Any advice on something in this price range would be appreciated. I went to the local pawn shop but their prices are pretty high.


----------



## algore is a fatwoman (Jan 12, 2010)

I'd try to track down a used .38 or .357 revolver for that price range. Maybe with a 4 inch barrel, maybe not cosmetically perfect.


----------



## VasSigmeister (Jan 3, 2010)

I say get a glock and spend the extra 100... When it comes to your safety money is money, it can be replaced...


----------



## 901-Memphis (Jan 28, 2010)

The glocks more like an Extra $200


----------



## recoilguy (Apr 30, 2009)

For 300 bucks you will probably end up with one of the shotguns you listed. Both are reliable and easy to find. The handguns you will find in the 300 range are more pocket guns or BUG's. Which are better then nothing but made for backing up or deep conceal carry. 

300 dollar handguns are pretty hard to find. Stoegar Cougars can be found for 400 bucks, Ruger SR9's for $420, EAA witness 9's around $435, real nice guns for the money. Taurus 24/7 are around $425 Springfield XD's are about the same as glocks about $500. You can get a Bersa Thunder Hi Cap 9mm for the $350 range if you look hard and they are good shooters and reliable.

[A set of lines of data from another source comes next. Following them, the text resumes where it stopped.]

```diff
@@ -287,7 +300,7 @@
 __global__ void __launch_bounds__(NUM_THREADS, 2)
 exb_gemm_wgmma_kernel(const __grid_constant__ CUtensorMap tmA, const __grid_constant__ CUtensorMap tmB,
                       const __grid_constant__ CUtensorMap tmO, const __grid_constant__ CUtensorMap tmT,
-                      GemmEpi E, int num_k_blocks, int k_blocks_per_split) {
+                      const __grid_constant__ CUtensorMap tmE, GemmEpi E, int num_k_blocks, int k_blocks_per_split) {
     static_assert(BN == 64 || BN == 128, "tile width");
     constexpr int STAGES = stages_for<BN>();
     constexpr int B_BYTES = BN * BK * 2;
@@ -299,6 +312,7 @@
     uint8_t* sB = smem + STAGES * A_BYTES;
     uint64_t* full = reinterpret_cast<uint64_t*>(sB + STAGES * B_BYTES);
     uint64_t* empty = full + STAGES;
+    uint64_t* srcfull = empty + STAGES;
 
     exb::pdl_trigger();
     const int warp = threadIdx.x >> 5, lane = threadIdx.x & 31;
@@ -316,6 +330,7 @@
 
     if (threadIdx.x == 0) {
         for (int i = 0; i < STAGES; ++i) { mbar_init(&full[i], 1); mbar_init(&empty[i], (uint32_t)(NUM_CONSUMER_WARPS * C)); }
+        mbar_init(&srcfull[0], 1); mbar_init(&srcfull[1], 1);
         asm volatile("fence.mbarrier_init.release.cluster;" ::: "memory");
         asm volatile("prefetch.tensormap [%0];" ::"l"(&tmA) : "memory");
         asm volatile("prefetch.tensormap [%0];" ::"l"(&tmB) : "memory");
@@ -362,6 +377,12 @@
         mma_tile<BN>(acc, sA, sB, full, empty, STAGES, 0u, nkb, E.mn_major != 0, g, C);
         if (threadIdx.x == 0) GSTAMP(3);
         named_bar_sync(1, 32 * NUM_CONSUMER_WARPS);
+        const int boxes = epi_src_boxes<BN>(E.mode, E.fm_cols, E.N, n_blk);
+        if (boxes) {
+            if ((threadIdx.x & 127) == 0)
+                load_epi_src<BN>(&tmE, &srcfull[g], smem, QSTAGE, g, m_blk, n_blk, boxes, E.M, E.mode == EPI_DX_FM);
+            mbar_wait(&srcfull[g], 0);
+        }
         epilogue_tile<BN>(E, acc, m_blk, n_blk, g, smem, QSTAGE, &tmO, &tmT);
         if ((threadIdx.x & 127) == 0) asm volatile("cp.async.bulk.wait_group.read 0;" ::: "memory");
         if (threadIdx.x == 0) GSTAMP(4);
@@ -377,7 +398,7 @@
 constexpr int CH_MAX_PROB = 8;
 constexpr int CH_MAX_MB = 64;
 
-struct ChainMaps { CUtensorMap tmA, tmB, tmO; };
+struct ChainMaps { CUtensorMap tmA, tmB, tmO, tmE; };
 struct ChainMapsAll { ChainMaps m[CH_MAX_PROB]; };
 struct ChainMeta {
     GemmEpi E;
@@ -416,7 +437,9 @@
     uint8_t* sStage = sB + CH_STAGES * CH_B_BYTES;
     uint64_t* full = reinterpret_cast<uint64_t*>(sStage + 4 * 8192);
     uint64_t* empty = full + CH_STAGES;
-    ChainMeta* M = reinterpret_cast<ChainMeta*>(empty + CH_STAGES);
+    uint64_t* sfree = empty + CH_STAGES;
+    uint64_t* srcfull = sfree + 2;
+    ChainMeta* M = reinterpret_cast<ChainMeta*>(srcfull + 2);
 
     exb::pdl_trigger();
     const int warp = threadIdx.x >> 5, lane = threadIdx.x & 31;
@@ -424,6 +447,7 @@
         reinterpret_cast<uint32_t*>(M)[i] = reinterpret_cast<const uint32_t*>(metas)[i];
     if (threadIdx.x == 0) {
         for (int i = 0; i < CH_STAGES; ++i) { mbar_init(&full[i], 1); mbar_init(&empty[i], NUM_CONSUMER_WARPS); }
+        for (int i = 0; i < 2; ++i) { mbar_init(&sfree[i], 1); mbar_init(&srcfull[i], 1); }
         asm volatile("fence.mbarrier_init.release.cluster;" ::: "memory");
     }
     __syncthreads();
@@ -431,8 +455,8 @@
 
     if (warp == PRODUCER_WARP) {
         if (lane == 0) {
-            uint32_t kiter = 0;
-            for (int item = blockIdx.x; item < total_items; item += gridDim.x) {
+            uint32_t kiter = 0, tile = 0;
+            for (int item = blockIdx.x; item < total_items; item += gridDim.x, ++tile) {
                 int p, m_blk, n_blk, z;
                 ch_decode(M, nprob, item, p, m_blk, n_blk, z);
                 const ChainMeta& Q = M[p];
@@ -452,7 +476,16 @@
                 }
                 const CUtensorMap* tA = &maps[p].tmA;
                 const CUtensorMap* tB = &maps[p].tmB;
+                const int boxes = epi_src_boxes<CH_BN>(Q.E.mode, Q.E.fm_cols, Q.E.N, n_blk);
+                const int handoff = kb0 + min(CH_STAGES, kb1 - kb0 - 1);
                 for (int kb = kb0; kb < kb1; ++kb, ++kiter) {
+                    if (kb == handoff) {
+                        if (tile > 0) { mbar_wait(&sfree[0], (tile - 1) & 1u); mbar_wait(&sfree[1], (tile - 1) & 1u); }
+                        if (boxes)
+                            for (int g = 0; g < 2; ++g)
+                                load_epi_src<CH_BN>(&maps[p].tmE, &srcfull[g], sStage, 8192, g, m_blk, n_blk, boxes, Q.E.M,
+                                                    Q.E.mode == EPI_DX_FM);
+                    }
                     const int s = kiter % CH_STAGES;
                     const uint32_t ph = (kiter / CH_STAGES) & 1u;
                     mbar_wait(&empty[s], ph ^ 1u);
@@ -470,7 +503,7 @@
         }
     } else {
         const int g = warp >> 2;
-        uint32_t kiter = 0;
+        uint32_t kiter = 0, nsrc = 0;
         float acc[CH_BN / 2];
         for (int item = blockIdx.x; item < total_items; item += gridDim.x) {
             int p, m_blk, n_blk, z;
@@ -481,6 +514,7 @@
             const int mn = __shfl_sync(0xffffffffu, Q.E.mn_major, 0);
             mma_tile<CH_BN>(acc, sA, sB, full, empty, CH_STAGES, kiter, nk, mn != 0, g, 1);
             kiter += nk;
+            if (epi_src_boxes<CH_BN>(Q.E.mode, Q.E.fm_cols, Q.E.N, n_blk)) mbar_wait(&srcfull[g], (nsrc++) & 1u);
             epilogue_tile<CH_BN>(Q.E, acc, m_blk, n_blk, g, sStage, 8192, &maps[p].tmO, &maps[p].tmO);
             if ((threadIdx.x & 127) == 0) {
                 if (Q.signal) {
@@ -491,6 +525,7 @@
                 } else {
                     asm volatile("cp.async.bulk.wait_group.read 0;" ::: "memory");
                 }
+                mbar_arrive(&sfree[g]);
             }
             named_bar_sync(2 + g, 128);
         }
@@ -550,7 +585,24 @@
 }
 
 template <int BN>
-constexpr size_t gemm_smem() { return stages_for<BN>() * (A_BYTES + BN * BK * 2) + (2 * stages_for<BN>() + 1) * 8 + 16 + 1024; }
+constexpr size_t gemm_smem() { return stages_for<BN>() * (A_BYTES + BN * BK * 2) + (2 * stages_for<BN>() + 2) * 8 + 16 + 1024; }
+
+bool make_epi_src_map(CUtensorMap* map, int mode, int fm_cols, int M, int N, const void* mask, long long ldmask,
+                      const void* emb, long long ldemb) {
+    const bool dx = mode == EPI_DX, fm = mode == EPI_DX_FM && fm_cols > 0;
+    if (!dx && !fm) return true;
+    const void* p = dx ? mask : emb;
+    const long long ld = dx ? ldmask : ldemb;
+    const int esize = dx ? 2 : 4;
+    if (!p) { g_gemm_err = dx ? "gemm: EPI_DX needs the relu mask" : "gemm: fm_cols > 0 needs the embedding rows"; return false; }
+    if (((uintptr_t)p & 15) != 0 || (ld * esize) % 16 != 0) {
+        g_gemm_err = dx ? "gemm: relu mask base / row stride not 16-byte aligned"
+                        : "gemm: embedding rows base / row stride not 16-byte aligned";
+        return false;
+    }
+    if (dx) return make_map_ex(map, CU_TENSOR_MAP_DATA_TYPE_BFLOAT16, 2, p, M, N, ld, 64, 32, CU_TENSOR_MAP_SWIZZLE_128B);
+    return make_map_ex(map, CU_TENSOR_MAP_DATA_TYPE_FLOAT32, 4, p, M, fm_cols, ld, 32, 32, CU_TENSOR_MAP_SWIZZLE_128B);
+}
 
 int pick_swap() {
     static int v = -1;
@@ -567,7 +619,7 @@
 
 template <int BN>
 cudaError_t launch_gemm(dim3 grid, cudaStream_t stream, const CUtensorMap& tmA, const CUtensorMap& tmB, const CUtensorMap& tmO,
-                        const CUtensorMap& tmT, const GemmEpi& E, int nkb, int per) {
+                        const CUtensorMap& tmT, const CUtensorMap& tmE, const GemmEpi& E, int nkb, int per) {
     static bool attr_set = false;
     if (!attr_set) {
         cudaFuncSetAttribute(exb_gemm_wgmma_kernel<BN>, cudaFuncAttributeMaxDynamicSharedMemorySize, (int)gemm_smem<BN>());
@@ -582,10 +634,10 @@
         attr[1].id = cudaLaunchAttributeProgrammaticStreamSerialization;
         attr[1].val.programmaticStreamSerializationAllowed = 1;
         cfg.attrs = attr; cfg.numAttrs = exb::pdl_enabled() ? 2 : 1;
-        return cudaLaunchKernelEx(&cfg, exb_gemm_wgmma_kernel<BN>, tmA, tmB, tmO, tmT, E, nkb, per);
+        return cudaLaunchKernelEx(&cfg, exb_gemm_wgmma_kernel<BN>, tmA, tmB, tmO, tmT, tmE, E, nkb, per);
     }
     return exb::launch_pdl(exb_gemm_wgmma_kernel<BN>, grid, dim3(NUM_THREADS), gemm_smem<BN>(), stream, tmA, tmB, tmO, tmT,
-                           E, nkb, per);
+                           tmE, E, nkb, per);
 }
 
 int pick_mc(int n_tiles) {
@@ -628,6 +680,8 @@
         if (!make_map_ex(&tmO, CU_TENSOR_MAP_DATA_TYPE_BFLOAT16, 2, (const void*)out, M, (N + 63) / 64 * 64, ldo, 64, 32, CU_TENSOR_MAP_SWIZZLE_128B)) return -1;
     }
     tmT = tmO;
+    CUtensorMap tmE = tmO;
+    if (!make_epi_src_map(&tmE, mode, fm_cols, M, N, (const void*)mask, ldmask, (const void*)emb, ldemb)) return -1;
     if (outT && !make_map_ex(&tmT, CU_TENSOR_MAP_DATA_TYPE_BFLOAT16, 2, (const void*)outT, (N + 63) / 64 * 64, M, ldoT, 32, BN, CU_TENSOR_MAP_SWIZZLE_NONE)) return -1;
     GemmEpi E;
     E.mode = mode; E.relu = relu; E.ones_col = ones_col; E.fm_cols = fm_cols; E.M = M; E.N = N; E.D = D > 0 ? D : 1; E.mn_major = 0;
@@ -643,8 +697,8 @@
     dim3 grid((M + BM - 1) / BM, (N + BN - 1) / BN, splits);
     E.swap = pick_swap(); E.mc = pick_mc((int)grid.y);
     if (E.swap) grid = dim3(grid.y, grid.x, grid.z);
-    cudaError_t err = BN == 128 ? launch_gemm<128>(grid, (cudaStream_t)stream, tmA, tmB, tmO, tmT, E, nkb, per)
-                                : launch_gemm<64>(grid, (cudaStream_t)stream, tmA, tmB, tmO, tmT, E, nkb, per);
+    cudaError_t err = BN == 128 ? launch_gemm<128>(grid, (cudaStream_t)stream, tmA, tmB, tmO, tmT, tmE, E, nkb, per)
+                                : launch_gemm<64>(grid, (cudaStream_t)stream, tmA, tmB, tmO, tmT, tmE, E, nkb, per);
     if (err == cudaSuccess) err = cudaGetLastError();
     if (err != cudaSuccess) { g_gemm_err = std::string("gemm launch: ") + cudaGetErrorString(err); return -1; }
     return 0;
@@ -653,11 +707,11 @@
 int exb_gemm_bf16_tn(uint64_t A, long long lda, uint64_t B, long long ldb, int M, int N, int K, uint64_t out,
                      long long ldo, int splits, uint64_t stream) {
     if (K % BK != 0 || lda % 8 != 0 || ldb % 8 != 0) { g_gemm_err = "gemm_tn: K %% 64 / ld %% 8 violated"; return -1; }
-    CUtensorMap tmA, tmB, tmO, tmT;
+    CUtensorMap tmA, tmB, tmO, tmT, tmE;
     if (!make_map_ex(&tmA, CU_TENSOR_MAP_DATA_TYPE_BFLOAT16, 2, (const void*)A, K, M, lda, 64, BK, CU_TENSOR_MAP_SWIZZLE_128B)) return -1;
     if (!make_map_ex(&tmB, CU_TENSOR_MAP_DATA_TYPE_BFLOAT16, 2, (const void*)B, K, N, ldb, 64, BK, CU_TENSOR_MAP_SWIZZLE_128B)) return -1;
     if (!make_map_ex(&tmO, CU_TENSOR_MAP_DATA_TYPE_FLOAT32, 4, (const void*)out, M, N, ldo, 32, 32, CU_TENSOR_MAP_SWIZZLE_128B)) return -1;
-    tmT = tmO;
+    tmT = tmE = tmO;
     GemmEpi E;
     memset(&E, 0, sizeof(E));
     E.mode = EPI_DW; E.ones_col = -1; E.M = M; E.N = N; E.D = 1; E.mn_major = 1;
@@ -671,8 +725,8 @@
     dim3 grid((M + BM - 1) / BM, (N + BN - 1) / BN, splits);
     E.swap = pick_swap(); E.mc = pick_mc((int)grid.y);
     if (E.swap) grid = dim3(grid.y, grid.x, grid.z);
-    cudaError_t err = BN == 128 ? launch_gemm<128>(grid, (cudaStream_t)stream, tmA, tmB, tmO, tmT, E, nkb, per)
-                                : launch_gemm<64>(grid, (cudaStream_t)stream, tmA, tmB, tmO, tmT, E, nkb, per);
+    cudaError_t err = BN == 128 ? launch_gemm<128>(grid, (cudaStream_t)stream, tmA, tmB, tmO, tmT, tmE, E, nkb, per)
+                                : launch_gemm<64>(grid, (cudaStream_t)stream, tmA, tmB, tmO, tmT, tmE, E, nkb, per);
     if (err == cudaSuccess) err = cudaGetLastError();
     if (err != cudaSuccess) { g_gemm_err = std::string("gemm_tn launch: ") + cudaGetErrorString(err); return -1; }
     return 0;
@@ -729,6 +783,8 @@
             if (f32out) ok = make_map_ex(&maps[i].tmO, CU_TENSOR_MAP_DATA_TYPE_FLOAT32, 4, (const void*)d.out, d.M, d.N, d.ldo, 32, 32, CU_TENSOR_MAP_SWIZZLE_128B);
             else ok = make_map_ex(&maps[i].tmO, CU_TENSOR_MAP_DATA_TYPE_BFLOAT16, 2, (const void*)d.out, d.M, (d.N + 63) / 64 * 64, d.ldo, 64, 32, CU_TENSOR_MAP_SWIZZLE_128B);
         }
+        if (ok && !d.tn)
+            ok = make_epi_src_map(&maps[i].tmE, E.mode, d.fm_cols, d.M, d.N, (const void*)d.mask, d.ldmask, (const void*)d.emb, d.ldemb);
         if (!ok) return nullptr;
         Q.nkb = d.K / BK;
         int splits = d.tn ? std::max(1, d.splits) : 1;
@@ -748,7 +804,7 @@
     }
     Chain* c = new Chain();
     c->nprob = n; c->total = item0;
-    c->smem = CH_STAGES * (A_BYTES + CH_B_BYTES) + 4 * 8192 + 2 * CH_STAGES * 8 + CH_MAX_PROB * sizeof(ChainMeta) + 1024;
+    c->smem = CH_STAGES * (A_BYTES + CH_B_BYTES) + 4 * 8192 + (2 * CH_STAGES + 4) * 8 + CH_MAX_PROB * sizeof(ChainMeta) + 1024;
     cudaFuncSetAttribute(exb_gemm_chain_kernel, cudaFuncAttributeMaxDynamicSharedMemorySize, (int)c->smem);
     cudaFuncSetAttribute(exb_gemm_chain_kernel, cudaFuncAttributePreferredSharedMemoryCarveout, 100);
     int occ = (2 * (c->smem + 1024) <= 232448) ? 2 : 1;
```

These are the prices in my area of the state here anyway. Hi Points are real inexpensive for about $175 my advice is spend more then 175 bucks please. The S&W you listed is a decent weapon too for the money.

After that you are getting past the $500 mark. Good Luck to you I hope you get exactly what you want and find it soon.

RCG


----------



## PhilR. (Apr 25, 2007)

The S&W is as reliable as a Glock, and as accurate in the hands of most people too, so I'm not sure why anyone would say that your safety is in danger when compared to a Glock.

What you don't get, as compared to a Glock, is a good trigger. The S&W's are known for a rather heavy and gritty trigger. Of course, it cost less too, so it wouldn't be reasonable to compare the triggers of pistols that vary so widely in price. The triggers do smoothe out a bit with use.

There's no other new semi in that price range that I would recommend for home defense use. There is the Taurus 24/7 DS that can be had new for a bit more. I would not use one for home defense, but that is something you would have to decide. They do however make a good range gun. 

The other suggestions of a used Glock or a used revolver good as well, but now you have to hunt around for a good used handgun. Be aware that just about everything in a viable revolver caliber will be a lot more expensive to shoot than 9mm, and have a lot less capacity. Revolver pro's are ease of use and ease of learning, and very good reliability.

A good place to look for a used Glock is the Summit Gun Broker website.


----------



## cougartex (Jan 2, 2010)

A Stoeger Cougar is a great gun for the money (around $400).


----------



## 901-Memphis (Jan 28, 2010)

Any other suggestions , i don't know if i can do better than the Sigma even at $339 + $50 MIR or even come close.


----------



## YFZsandrider (Feb 28, 2009)

I would far rather own a Glock..... and I hate Glocks!

Try finding one used!


----------



## rccola712 (Aug 26, 2008)

I would suggest not letting price completely dictate your purchase. You will want and need something that you enjoy shooting, that is comfortable to shoot, and you can afford to practice with. If you cant say these things are 100% completely true for your gun, then you wont practice, which means you wont improve, which means if you ever need to use it (heaven forbid) you wont be as accurate as you need to be. My suggestion is do the research, find the gun that fits your needs and you best, and the save up and purchase whichever gun that is.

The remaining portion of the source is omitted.